Propagasi Madden Julian Oscillation (MJO) memengaruhi terjadinya curah hujan ekstrem yang mampu memicu terjadinya banjir. Namun, kajian mengenai peningkatan curah hujan ekstrem dan dampaknya terhadap peningkatan luasan banjir belum banyak dikaji. Selain itu, penggambaran potensi banjir akibat MJO secara efisien pada wilayah yang luas dapat dilakukan dengan menggunakan pendekatan empirik. Salah satu metode empirikal yang ada saat ini yaitu Geomorphology Flood Index (GFI). Perhitungan GFI dimodifikasi dengan memasukkan data curah hujan untuk mengestimasi luas genangan banjir saat terjadi MJO.
Penelitian ini mengusulkan indeks hujan ekstrem IP-A yang digunakan sebagai masukan kedalam GFI Modifikasi untuk mengestimasi daerah rawan banjir pada saat terjadi MJO. IP-A dihitung berdasarkan curah hujan maksimum harian (RX1) pada setiap kasus, curah hujan dengan periode ulang 5 (P5) dan 100 tahun (P100). Data Global Precipitation Measurement (GPM) digunakan dalam kajian ini untuk menghitung RX1, P5 dan P100 secara spasial. Tiga kasus MJO kuat dipilih untuk menerapkan GFI Modifikasi berdasarkan data Real-time Multivativariate MJO Index (RMMI) dan kejadian banjir BNPB.

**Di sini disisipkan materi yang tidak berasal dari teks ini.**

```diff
-      const int kv_valid = p.Sk - j * 128;
-      if constexpr (KEY) mbar_wait(b_full(stg), par, 23);
-#pragma unroll
-      for (int i = 0; i < 16; ++i) {
-        float2 kb2 = make_float2(0.f, 0.f);
-        if constexpr (KEY) kb2 = reinterpret_cast<const float2*>(kb_rows + stg * 128)[4 * i + (lane & 3)];
-#pragma unroll
-        for (int e = 0; e < 2; ++e) {
-          const int c = 8 * i + 2 * (lane & 3) + e;
-#pragma unroll
-          for (int hh = 0; hh < 2; ++hh) {
-            float v = s_acc[4 * i + 2 * hh + e];
-            if constexpr (KEY) {
-              if (c < kv_valid) v = fmaf(e ? kb2.y : kb2.x, p.inv_scale, v);
-            } else if constexpr (BIAS) {
-              if (c < kv_valid) v = fmaf(__bfloat162float(brow[hh][j * 128 + c]), p.inv_scale, v);
-            }
-            if (c >= kv_valid) v = -INFINITY;
-            s_acc[4 * i + 2 * hh + e] = v;
-          }
-        }
-      }
-      if constexpr (KEY) {
-        __syncwarp();
-        if (lane == 0) mbar_arrive(b_empty(stg));
-      }
-      float alpha[2], nmb[2];
-#pragma unroll
-      for (int hh = 0; hh < 2; ++hh) {
-        float m = -INFINITY;
-#pragma unroll
-        for (int i = 0; i < 16; ++i) m = fmaxf(m, fmaxf(s_acc[4 * i + 2 * hh], s_acc[4 * i + 2 * hh + 1]));
-        m = fmaxf(m, __shfl_xor_sync(0xffffffffu, m, 1));
-        m = fmaxf(m, __shfl_xor_sync(0xffffffffu, m, 2));
-        const float m_new = fmaxf(m_row[hh], m);
-        const float m_exp = (BIAS && m_new == -INFINITY) ? 0.f : m_new;
-        alpha[hh] = ex2f((m_row[hh] - m_exp) * sl2);
-        m_row[hh] = m_new;
-        nmb[hh] = -m_exp * sl2;
-        l_row[hh] *= alpha[hh];
-      }
-#pragma unroll
-      for (int i = 0; i < HD / 8; ++i) {
-        o_acc[4 * i + 0] *= alpha[0];
-        o_acc[4 * i + 1] *= alpha[0];
-        o_acc[4 * i + 2] *= alpha[1];
-        o_acc[4 * i + 3] *= alpha[1];
-      }
-#pragma unroll
-      for (int i = 0; i < 16; ++i) {
-#pragma unroll
-        for (int hh = 0; hh < 2; ++hh) {
-#pragma unroll
-          for (int e = 0; e < 2; ++e) {
-            const float x = ex2f(fmaf(s_acc[4 * i + 2 * hh + e], sl2, nmb[hh]));
-            l_row[hh] += x;
-            s_acc[4 * i + 2 * hh + e] = x;
-          }
-        }
-      }
-
-      mbar_wait(v_full(stg), par, 22);
-      const uint32_t va = v_smem + stg * TILE;
-      wg_fence();
-#pragma unroll
-      for (int kk = 0; kk < 8; ++kk) {
-        uint32_t a[4];
-        acc_to_afrag(s_acc, kk, a);
-        wgmma_rs_mn<HD>(o_acc, a, sdesc_mn(va, kk * 2048, ATOM_BYTES), 1u);
-      }
-      wg_commit();
-      wg_wait<0>();
-      wg_fence_regs(o_acc);
-      __syncwarp();
-      if (lane == 0) mbar_arrive(v_empty(stg));
-    }
-
-#pragma unroll
-    for (int hh = 0; hh < 2; ++hh) {
-      float l = l_row[hh];
-      l += __shfl_xor_sync(0xffffffffu, l, 1);
-      l += __shfl_xor_sync(0xffffffffu, l, 2);
-      const int s = r_lo + 8 * hh;
-      const float inv_l = 1.f / l;
-      if (s < p.Sq) {
-        __nv_bfloat16* orow = p.O + (long long)b * p.o_b + (long long)s * p.o_s + (long long)h * p.o_h;
-#pragma unroll
-        for (int i = 0; i < HD / 8; ++i)
-          *reinterpret_cast<uint32_t*>(orow + 8 * i + 2 * (lane & 3)) =
-              pack_bf16x2(o_acc[4 * i + 2 * hh] * inv_l, o_acc[4 * i + 2 * hh + 1] * inv_l);
-        if (p.lse && (lane & 3) == 0) p.lse[((long long)b * p.H + h) * p.Sq + s] = m_row[hh] * p.scale + logf(l);
-      }
-    }
+    if (OVERLAP && cw == 0) named_bar_sync(TURN, 256);
   }
 }
 
```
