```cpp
template <int TM>
__global__ __launch_bounds__(512, TM >= 2 ? DS_FUSEDB_WPS : 2) void inception_fused_bf16_kernel(const FusedChain c)
{
    constexpr int TR32 = TM * 32;
    extern __shared__ __attribute__((aligned(16))) float smem[];
    float* const As = smem;
    float* const T1 = smem + TR32 * B_LDA;
    const int tid = threadIdx.x, wave = __builtin_amdgcn_readfirstlane(tid >> 6);
    const int W = c.m[0].W, spt = c.m[0].spt, cinu = c.m[0].cin;
    int* const rowmap = reinterpret_cast<int*>(T1 + (spt * (W + 4) + 5) * B_LD1);
    float* const Bs = reinterpret_cast<float*>(rowmap + TR32);
    unsigned short* const T1h = reinterpret_cast<unsigned short*>(T1);
    unsigned short* const Ash = reinterpret_cast<unsigned short*>(As);
    auto lds_barrier = []() __attribute__((always_inline)) { asm volatile("s_waitcnt lgkmcnt(0)\n\ts_barrier" ::: "memory"); };
    constexpr int NSLOT = TR32 * 32 / 512;

    const int site0 = blockIdx.x * spt;
    const int TRv = min(spt, c.m[0].n_sites - site0) * W;
    typedef __attribute__((address_space(1))) unsigned short* gbf16w;

    auto pack4 = [](float x0, float x1, float x2, float x3) -> uint2 {
        return make_uint2(pack_bf2(relu_f(x0), relu_f(x1)), pack_bf2(relu_f(x2), relu_f(x3)));
    };

    int ak = 0, am = 0, an = 0;
    int bk = 0, bm = 0, bn = 0;
    if (TM == 3) {
        if (wave < 6) { ak = 1; am = wave % 3; an = wave / 3; }
        else { ak = 2; am = 0; an = wave - 6; }
        if (wave >= 2) { bk = 3; bm = (wave - 2) % 3; bn = (wave - 2) / 3; }
    } else if (TM == 2) {
        if (wave < 4) { ak = 1; am = wave & 1; an = wave >> 1; }
        else { ak = 2; am = wave & 1; an = (wave - 4) >> 1; }
        if (wave >= 2 && wave < 6) { bk = 3; bm = (wave - 2) & 1; bn = (wave - 2) >> 1; }
    } else {
        if (wave < 2) { ak = 1; an = wave; }
        else if (wave < 4) { ak = 2; an = wave - 2; }
        else if (wave < 6) { ak = 3; an = wave - 4; }
    }

    for (int i = tid; i < (spt * (W + 4) + 5) * (B_LD1 / 4); i += 512)
        reinterpret_cast<float4*>(T1)[i] = make_float4(0.f, 0.f, 0.f, 0.f);
    if (tid < TR32)
        rowmap[tid] = tid < TRv ? (tid / W) * (W + 4) + 2 + tid % W : spt * (W + 4) + 2;

    for (int mi = 0; mi < c.nmod; ++mi) {
    const FusedArgs& a = c.m[mi];
    int tid_opaque = threadIdx.x, wave_opaque = __builtin_amdgcn_readfirstlane(threadIdx.x >> 6);
    asm volatile("" : "+v"(tid_opaque), "+s"(wave_opaque));
    const int tid = tid_opaque, lane = tid & 63, h4 = 4 * (lane >> 5), rlane = lane & 31, wave = wave_opaque;
    const bool stamp = a.dbg != nullptr && lane == 0 && (wave == 0 || wave == 7) && blockIdx.x < DBG_MAX_WGS;
#define DS_STAMP(i) do { if (stamp) (a.dbg + ((size_t)blockIdx.x * 2 + (wave == 7)) * 8)[i] = __builtin_amdgcn_s_memtime(); } while (0)
    DS_STAMP(0);
    auto unit_Bp = [&](int k) { return k == 1 ? a.Bp5b : k == 2 ? a.Bp3b : a.Bp4b; };
    auto unit_taps = [&](int k) { return k == 3 ? 5 : 3; };

    float bsv;
    float4 bv[4], tv[4];
    auto request_biases = [&]() __attribute__((always_inline)) {
        bsv = tid < 192 ? gload((tid < 64 ? a.bias5b : tid < 128 ? a.bias3b : a.bias4b) + (tid & 63)) : 0.0f;
#pragma unroll
        for (int g = 0; g < 4; ++g) {
            bv[g] = gload4(a.bias1 + wave * 32 + 8 * g + h4);
            tv[g] = gload4(a.bias5c + (wave < 2 ? wave : 0) * 32 + 8 * g + h4);
        }
    };
    if (mi == 0) {
        const bool pooled_in = a.pool_win > 0;
        float4 st[NSLOT];
        const size_t grow0 = (size_t)site0 * W;
        if (!pooled_in) {
#pragma unroll
            for (int i = 0; i < NSLOT; ++i) {
                const int id = tid + i * 512, row = id >> 5, q = id & 31;
                const int rr = row < TRv ? row : TRv - 1;
                st[i] = gload4_nt(a.X + (grow0 + rr) * cinu + q * 4);
            }
        } else {
#pragma unroll
            for (int i = 0; i < NSLOT; ++i) {
                const int id = tid + i * 512, row = id >> 5, q = id & 31;
                const int rr = row < TRv ? row : TRv - 1;
                const int s_ = rr / W, w_ = rr % W;
                const int i0 = 2 * w_ - a.pool_pad;
                const int ia = i0 < 0 ? i0 + 1 : i0;
                const int ib = i0 + 1 < a.pool_win ? (i0 + 1 < 0 ? ia : i0 + 1) : ia;
                const int ic = i0 + 2 < a.pool_win ? i0 + 2 : ib;
                const float* sb = a.X + ((size_t)(site0 + s_) * a.pool_win) * cinu + q * 4;
                st[i] = bf8max_relu(bf8max_relu(gload4(sb + (size_t)ia * cinu), gload4(sb + (size_t)ib * cinu)), gload4(sb + (size_t)ic * cinu));
            }
        }
        request_biases();
#pragma unroll
        for (int i = 0; i < NSLOT; ++i) {
            const int id = tid + i * 512, row = id >> 5, q = id & 31;
            *reinterpret_cast<float4*>(As + row * B_LDA + q * 4) = st[i];
        }
    } else {
        request_biases();
    }
    if (tid < 192) Bs[tid] = bsv;
    const char* const bp_base = reinterpret_cast<const char*>(a.Bp1) + (size_t)wave * ((cinu + 31) / 32 * 4) * 1024;
    const unsigned lane16 = (unsigned)lane * 16;
    auto bfrag = [&](int g) __attribute__((always_inline)) { return gload4(reinterpret_cast<const float*>(bp_base + g * 1024 + lane16)); };
    float4 bw[DS_FUSEDB_RING];
#pragma unroll
    for (int g = 0; g < DS_FUSEDB_RING; ++g) bw[g] = bfrag(g);
    floatx16 acc[TM];
    {
        const float tsel = wave < 2 ? 1.0f : 0.0f;
#pragma unroll
        for (int g = 0; g < 4; ++g) {
            const float4 b = make_float4(fmaf(tsel, tv[g].x, bv[g].x), fmaf(tsel, tv[g].y, bv[g].y), fmaf(tsel, tv[g].z, bv[g].z),
                                         fmaf(tsel, tv[g].w, bv[g].w));
#pragma unroll
            for (int mt = 0; mt < TM; ++mt) {
                acc[mt][4 * g + 0] = b.x; acc[mt][4 * g + 1] = b.y;
                acc[mt][4 * g + 2] = b.z; acc[mt][4 * g + 3] = b.w;
            }
        }
    }
    if (mi == 0) lds_barrier();
    DS_STAMP(1);

    auto run_p1 = [&](auto pool_tag) __attribute__((always_inline)) {
        constexpr bool POOL = decltype(pool_tag)::value;
        const float* const src = As + rlane * B_LDA + h4;
        if (!POOL) {
            float4 af[TM];
#pragma unroll
            for (int mt = 0; mt < TM; ++mt) af[mt] = *reinterpret_cast<const float4*>(src + mt * 32 * B_LDA);
#pragma unroll
            for (int g = 0; g < 16; ++g) {
#pragma unroll
                for (int mt = 0; mt < TM; ++mt) acc[mt] = mfma_bf(bw[g % DS_FUSEDB_RING], af[mt], acc[mt]);
                if (g + DS_FUSEDB_RING < 16) bw[g % DS_FUSEDB_RING] = bfrag(g + DS_FUSEDB_RING);
                if (g + 1 < 16) {
#pragma unroll
                    for (int mt = 0; mt < TM; ++mt) af[mt] = *reinterpret_cast<const float4*>(src + mt * 32 * B_LDA + (g + 1) * 8);
                }
                __builtin_amdgcn_sched_barrier(0);
            }
        } else {
            int om[TM], op[TM];
#pragma unroll
            for (int mt = 0; mt < TM; ++mt) {
                const int row = mt * 32 + rlane, w = row % W;
                om[mt] = (row < TRv && w > 0) ? -B_LDA : 0;
                op[mt] = (row < TRv && w < W - 1) ? B_LDA : 0;
            }
            float4 raw[TM][3];
#pragma unroll
            for (int mt = 0; mt < TM; ++mt) {
                const float* q = src + mt * 32 * B_LDA;
                raw[mt][0] = *reinterpret_cast<const float4*>(q);
                raw[mt][1] = *reinterpret_cast<const float4*>(q + om[mt]);
                raw[mt][2] = *reinterpret_cast<const float4*>(q + op[mt]);
            }
#pragma unroll
            for (int g = 0; g < 16; ++g) {
#pragma unroll
                for (int mt = 0; mt < TM; ++mt) {
                    const float4 af = bf8max_relu(bf8max_relu(raw[mt][0], raw[mt][1]), raw[mt][2]);
                    if (g + 1 < 16) {
                        const float* q = src + mt * 32 * B_LDA + (g + 1) * 8;
                        raw[mt][0] = *reinterpret_cast<const float4*>(q);
                        raw[mt][1] = *reinterpret_cast<const float4*>(q + om[mt]);
                        raw[mt][2] = *reinterpret_cast<const float4*>(q + op[mt]);
                    }
                    acc[mt] = mfma_bf(bw[g % DS_FUSEDB_RING], af, acc[mt]);
                }
                if (g + DS_FUSEDB_RING < 16) bw[g % DS_FUSEDB_RING] = bfrag(g + DS_FUSEDB_RING);
                __builtin_amdgcn_sched_barrier(0);
            }
        }
    };
    if (wave >= 6) { __builtin_amdgcn_s_setprio(DS_FUSEDB_POOLPRIO); run_p1(FusedTagT{}); __builtin_amdgcn_s_setprio(0); }
    else run_p1(FusedTagF{});
    DS_STAMP(2);
    lds_barrier();
    float4 pf[10];
#pragma unroll
    for (int g = 6; g < 10; ++g) pf[g] = make_float4(0.f, 0.f, 0.f, 0.f);
    if (ak) fusedb_unit_prefetch(unit_Bp(ak), unit_taps(ak), an, lane, pf);

    if (wave >= 3 && wave <= 5) {
#pragma unroll
        for (int mt = 0; mt < TM; ++mt) {
            const int rm = rowmap[mt * 32 + rlane];
#pragma unroll
            for (int g = 0; g < 4; ++g)
                *reinterpret_cast<uint2*>(T1h + rm * (2 * B_LD1) + (wave * 32 - 96) + 8 * g + h4) =
                    pack4(acc[mt][4 * g], acc[mt][4 * g + 1], acc[mt][4 * g + 2], acc[mt][4 * g + 3]);
        }
    } else if (wave != 0) {
#pragma unroll
        for (int g = 0; g < 4; ++g) {
            const int col = wave * 32 + 8 * g + h4;
            if (col >= 48 && col < 240) {
                const int ycol = col < 96 ? col : col - 192;
#pragma unroll
                for (int mt = 0; mt < TM; ++mt)
                    *reinterpret_cast<uint2*>(Ash + (mt * 32 + rlane) * (2 * B_LDA) + ycol) =
                        pack4(acc[mt][4 * g], acc[mt][4 * g + 1], acc[mt][4 * g + 2], acc[mt][4 * g + 3]);
            }
        }
    }
    lds_barrier();
    DS_STAMP(3);

    auto run_unit = [&](int kind, int mt, int nt) __attribute__((always_inline)) {
        floatx16 u;
        const float* bsrc = Bs + (kind == 1 ? 0 : kind == 2 ? 64 : 128) + nt * 32 + h4;
#pragma unroll
        for (int g = 0; g < 4; ++g) {
            const float4 t = *reinterpret_cast<const float4*>(bsrc + 8 * g);
            u[4 * g] = t.x; u[4 * g + 1] = t.y; u[4 * g + 2] = t.z; u[4 * g + 3] = t.w;
        }
        const int row = mt * 32 + rlane;
// ... 831 lines not shown
```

Hasil penelitian ini menunjukkan bahwa ketiga kejadian MJO kuat menghasilkan pola hujan ekstrem dan daerah rawan banjir yang berbeda-beda. Pada kejadian MJO Maret 2005 dan Desember 2018, hujan ekstrem cenderung tersebang masing masing di sekitar Pulau Kalimantan dan Pulau Sumatera. Sedangkan kejadian MJO Februari 2020, hujan ekstrem terjadi secara merata di wilayah Indonesia bagian barat. Dampaknya kejadian MJO Maret 2005, Oktober 2018, dan Februari 2020 berpotensi memicu banjir masing-masing seluas 219,8 juta km2, 4,2 juta km2, dan 17,3 juta km2. Hasil penelitian ini berpotensi untuk mengestimasi secara cepat potensi banjir diwilayah yang luas pada saat terjadi MJO.